(RECORDED INFORMATION)
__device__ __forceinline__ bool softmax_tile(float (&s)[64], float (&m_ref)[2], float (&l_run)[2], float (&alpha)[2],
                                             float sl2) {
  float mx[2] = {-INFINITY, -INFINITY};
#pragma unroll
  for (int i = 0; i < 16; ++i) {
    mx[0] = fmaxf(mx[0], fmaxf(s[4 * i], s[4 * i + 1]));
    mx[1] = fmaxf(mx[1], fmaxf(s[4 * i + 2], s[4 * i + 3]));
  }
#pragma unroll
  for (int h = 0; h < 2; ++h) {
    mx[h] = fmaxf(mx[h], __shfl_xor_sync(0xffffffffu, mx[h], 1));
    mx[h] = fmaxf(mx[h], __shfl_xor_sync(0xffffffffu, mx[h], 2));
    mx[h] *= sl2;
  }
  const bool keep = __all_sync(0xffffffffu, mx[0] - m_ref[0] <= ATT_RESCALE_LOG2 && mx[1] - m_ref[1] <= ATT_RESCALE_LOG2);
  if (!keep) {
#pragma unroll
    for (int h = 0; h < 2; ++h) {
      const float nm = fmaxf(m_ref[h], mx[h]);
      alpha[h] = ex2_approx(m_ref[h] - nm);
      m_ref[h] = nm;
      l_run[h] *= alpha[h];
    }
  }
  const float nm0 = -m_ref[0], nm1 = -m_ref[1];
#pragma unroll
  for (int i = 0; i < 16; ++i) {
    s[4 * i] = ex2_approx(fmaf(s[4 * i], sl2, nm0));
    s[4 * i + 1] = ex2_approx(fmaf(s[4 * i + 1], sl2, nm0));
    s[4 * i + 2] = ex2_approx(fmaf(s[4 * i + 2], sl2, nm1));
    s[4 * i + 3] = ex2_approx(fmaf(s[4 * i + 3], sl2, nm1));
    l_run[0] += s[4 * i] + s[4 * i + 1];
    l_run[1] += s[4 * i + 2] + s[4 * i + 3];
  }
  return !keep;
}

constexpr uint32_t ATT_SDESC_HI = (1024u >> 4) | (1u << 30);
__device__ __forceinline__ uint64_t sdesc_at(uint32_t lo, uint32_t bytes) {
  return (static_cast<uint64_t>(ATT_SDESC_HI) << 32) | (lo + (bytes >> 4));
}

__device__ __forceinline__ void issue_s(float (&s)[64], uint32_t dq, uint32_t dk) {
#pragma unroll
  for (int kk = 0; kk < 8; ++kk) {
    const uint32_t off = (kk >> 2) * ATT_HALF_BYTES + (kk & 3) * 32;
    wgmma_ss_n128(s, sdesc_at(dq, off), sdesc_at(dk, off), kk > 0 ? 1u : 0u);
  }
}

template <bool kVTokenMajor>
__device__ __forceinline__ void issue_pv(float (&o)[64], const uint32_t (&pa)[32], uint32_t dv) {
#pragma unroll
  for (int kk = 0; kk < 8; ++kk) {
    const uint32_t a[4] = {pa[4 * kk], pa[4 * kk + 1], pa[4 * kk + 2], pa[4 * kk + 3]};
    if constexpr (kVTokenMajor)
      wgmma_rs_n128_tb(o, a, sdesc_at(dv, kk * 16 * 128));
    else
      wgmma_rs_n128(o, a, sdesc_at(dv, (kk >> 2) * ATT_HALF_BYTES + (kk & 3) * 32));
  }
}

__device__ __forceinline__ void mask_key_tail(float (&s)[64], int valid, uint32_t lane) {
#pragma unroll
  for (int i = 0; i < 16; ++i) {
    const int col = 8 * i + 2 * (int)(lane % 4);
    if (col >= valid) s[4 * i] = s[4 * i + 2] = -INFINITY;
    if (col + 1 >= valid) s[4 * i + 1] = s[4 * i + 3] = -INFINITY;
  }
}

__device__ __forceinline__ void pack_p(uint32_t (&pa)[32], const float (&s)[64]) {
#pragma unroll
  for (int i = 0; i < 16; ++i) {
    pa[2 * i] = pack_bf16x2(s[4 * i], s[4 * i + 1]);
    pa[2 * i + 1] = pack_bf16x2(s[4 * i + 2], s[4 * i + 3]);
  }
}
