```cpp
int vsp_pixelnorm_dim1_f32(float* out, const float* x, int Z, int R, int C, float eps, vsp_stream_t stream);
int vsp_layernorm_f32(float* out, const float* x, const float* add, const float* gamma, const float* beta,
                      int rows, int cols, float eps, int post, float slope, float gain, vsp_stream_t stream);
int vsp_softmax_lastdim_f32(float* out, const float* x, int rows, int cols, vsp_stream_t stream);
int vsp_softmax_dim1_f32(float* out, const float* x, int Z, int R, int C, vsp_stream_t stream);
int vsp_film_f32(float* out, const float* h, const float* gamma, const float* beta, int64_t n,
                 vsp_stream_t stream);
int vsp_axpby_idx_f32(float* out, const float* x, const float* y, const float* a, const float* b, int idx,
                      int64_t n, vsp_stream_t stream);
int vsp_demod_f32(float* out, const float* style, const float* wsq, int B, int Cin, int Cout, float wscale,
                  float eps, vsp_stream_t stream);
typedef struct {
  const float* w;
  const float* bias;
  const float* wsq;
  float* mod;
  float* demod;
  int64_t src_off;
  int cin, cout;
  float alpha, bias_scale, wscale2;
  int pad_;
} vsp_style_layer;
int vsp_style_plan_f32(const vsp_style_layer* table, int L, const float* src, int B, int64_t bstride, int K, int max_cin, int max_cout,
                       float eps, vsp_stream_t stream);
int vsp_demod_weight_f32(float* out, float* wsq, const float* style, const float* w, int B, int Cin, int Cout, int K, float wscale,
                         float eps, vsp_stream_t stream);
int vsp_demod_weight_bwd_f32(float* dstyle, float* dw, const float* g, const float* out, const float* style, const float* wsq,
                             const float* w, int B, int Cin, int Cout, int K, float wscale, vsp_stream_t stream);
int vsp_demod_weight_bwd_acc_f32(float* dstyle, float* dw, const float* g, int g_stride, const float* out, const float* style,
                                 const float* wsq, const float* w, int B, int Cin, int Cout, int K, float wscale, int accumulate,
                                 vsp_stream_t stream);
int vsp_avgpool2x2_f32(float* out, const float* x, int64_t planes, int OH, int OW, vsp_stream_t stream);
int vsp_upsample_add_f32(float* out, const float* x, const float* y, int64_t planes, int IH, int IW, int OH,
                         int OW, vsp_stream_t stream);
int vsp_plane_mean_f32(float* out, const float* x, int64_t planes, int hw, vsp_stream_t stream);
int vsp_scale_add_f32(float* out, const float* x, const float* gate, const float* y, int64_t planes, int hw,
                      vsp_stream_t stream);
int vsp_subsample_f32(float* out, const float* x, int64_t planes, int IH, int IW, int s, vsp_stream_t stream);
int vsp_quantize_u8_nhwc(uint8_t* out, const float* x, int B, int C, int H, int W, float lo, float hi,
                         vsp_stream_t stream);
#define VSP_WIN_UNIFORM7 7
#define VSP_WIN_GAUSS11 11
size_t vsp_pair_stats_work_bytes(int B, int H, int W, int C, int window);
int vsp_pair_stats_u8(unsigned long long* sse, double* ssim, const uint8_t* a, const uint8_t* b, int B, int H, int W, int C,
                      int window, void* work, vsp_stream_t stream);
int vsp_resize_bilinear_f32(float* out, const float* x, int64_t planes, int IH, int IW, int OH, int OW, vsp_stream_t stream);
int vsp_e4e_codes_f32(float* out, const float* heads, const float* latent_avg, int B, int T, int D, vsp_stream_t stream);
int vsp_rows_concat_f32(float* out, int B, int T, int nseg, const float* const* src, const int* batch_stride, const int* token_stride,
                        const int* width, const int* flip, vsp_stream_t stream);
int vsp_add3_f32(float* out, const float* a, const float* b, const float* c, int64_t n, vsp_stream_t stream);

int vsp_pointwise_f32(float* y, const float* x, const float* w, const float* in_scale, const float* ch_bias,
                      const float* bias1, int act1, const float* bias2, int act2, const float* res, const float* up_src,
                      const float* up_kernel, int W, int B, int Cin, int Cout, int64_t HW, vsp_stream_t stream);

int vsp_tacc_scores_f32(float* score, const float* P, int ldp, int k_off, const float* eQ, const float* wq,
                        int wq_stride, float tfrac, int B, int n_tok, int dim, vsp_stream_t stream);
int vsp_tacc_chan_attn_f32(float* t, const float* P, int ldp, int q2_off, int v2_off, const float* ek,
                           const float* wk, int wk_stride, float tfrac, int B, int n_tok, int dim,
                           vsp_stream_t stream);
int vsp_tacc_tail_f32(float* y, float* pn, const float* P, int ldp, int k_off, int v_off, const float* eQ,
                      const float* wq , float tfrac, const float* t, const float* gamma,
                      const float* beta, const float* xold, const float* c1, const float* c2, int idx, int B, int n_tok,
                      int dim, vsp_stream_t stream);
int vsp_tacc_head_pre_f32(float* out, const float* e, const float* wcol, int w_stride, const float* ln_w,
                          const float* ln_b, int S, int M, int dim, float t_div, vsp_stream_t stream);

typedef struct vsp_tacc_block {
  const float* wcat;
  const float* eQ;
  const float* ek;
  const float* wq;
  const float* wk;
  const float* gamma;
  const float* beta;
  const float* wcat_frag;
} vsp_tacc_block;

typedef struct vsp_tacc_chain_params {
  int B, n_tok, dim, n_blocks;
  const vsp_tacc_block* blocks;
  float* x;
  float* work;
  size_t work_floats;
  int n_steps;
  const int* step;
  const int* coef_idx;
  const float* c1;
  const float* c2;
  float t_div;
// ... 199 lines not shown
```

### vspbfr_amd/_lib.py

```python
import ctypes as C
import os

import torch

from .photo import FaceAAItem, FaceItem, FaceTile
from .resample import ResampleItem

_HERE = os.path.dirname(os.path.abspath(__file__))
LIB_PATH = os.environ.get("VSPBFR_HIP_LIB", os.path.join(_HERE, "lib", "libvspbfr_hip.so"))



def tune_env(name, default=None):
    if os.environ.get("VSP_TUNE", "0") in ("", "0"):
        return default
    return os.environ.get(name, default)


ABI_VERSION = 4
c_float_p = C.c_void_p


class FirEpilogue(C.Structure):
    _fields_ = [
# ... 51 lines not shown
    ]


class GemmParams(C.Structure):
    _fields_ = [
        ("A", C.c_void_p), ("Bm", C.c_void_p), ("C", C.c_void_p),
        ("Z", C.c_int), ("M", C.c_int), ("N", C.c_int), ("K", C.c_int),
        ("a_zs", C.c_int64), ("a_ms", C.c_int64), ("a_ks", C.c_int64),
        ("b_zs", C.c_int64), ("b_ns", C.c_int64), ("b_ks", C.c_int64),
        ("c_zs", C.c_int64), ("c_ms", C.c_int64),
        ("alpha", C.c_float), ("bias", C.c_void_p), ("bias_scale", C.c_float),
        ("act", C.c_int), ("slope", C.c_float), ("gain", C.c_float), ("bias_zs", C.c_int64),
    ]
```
(End RECORDED INFORMATION)
TASK REQUIREMENTS
Reproduce every line from the entries that holds the word "path".

WRITTEN SOLUTION
_HERE = os.path.dirname(os.path.abspath(__file__))
LIB_PATH = os.environ.get("VSPBFR_HIP_LIB", os.path.join(_HERE, "lib", "libvspbfr_hip.so"))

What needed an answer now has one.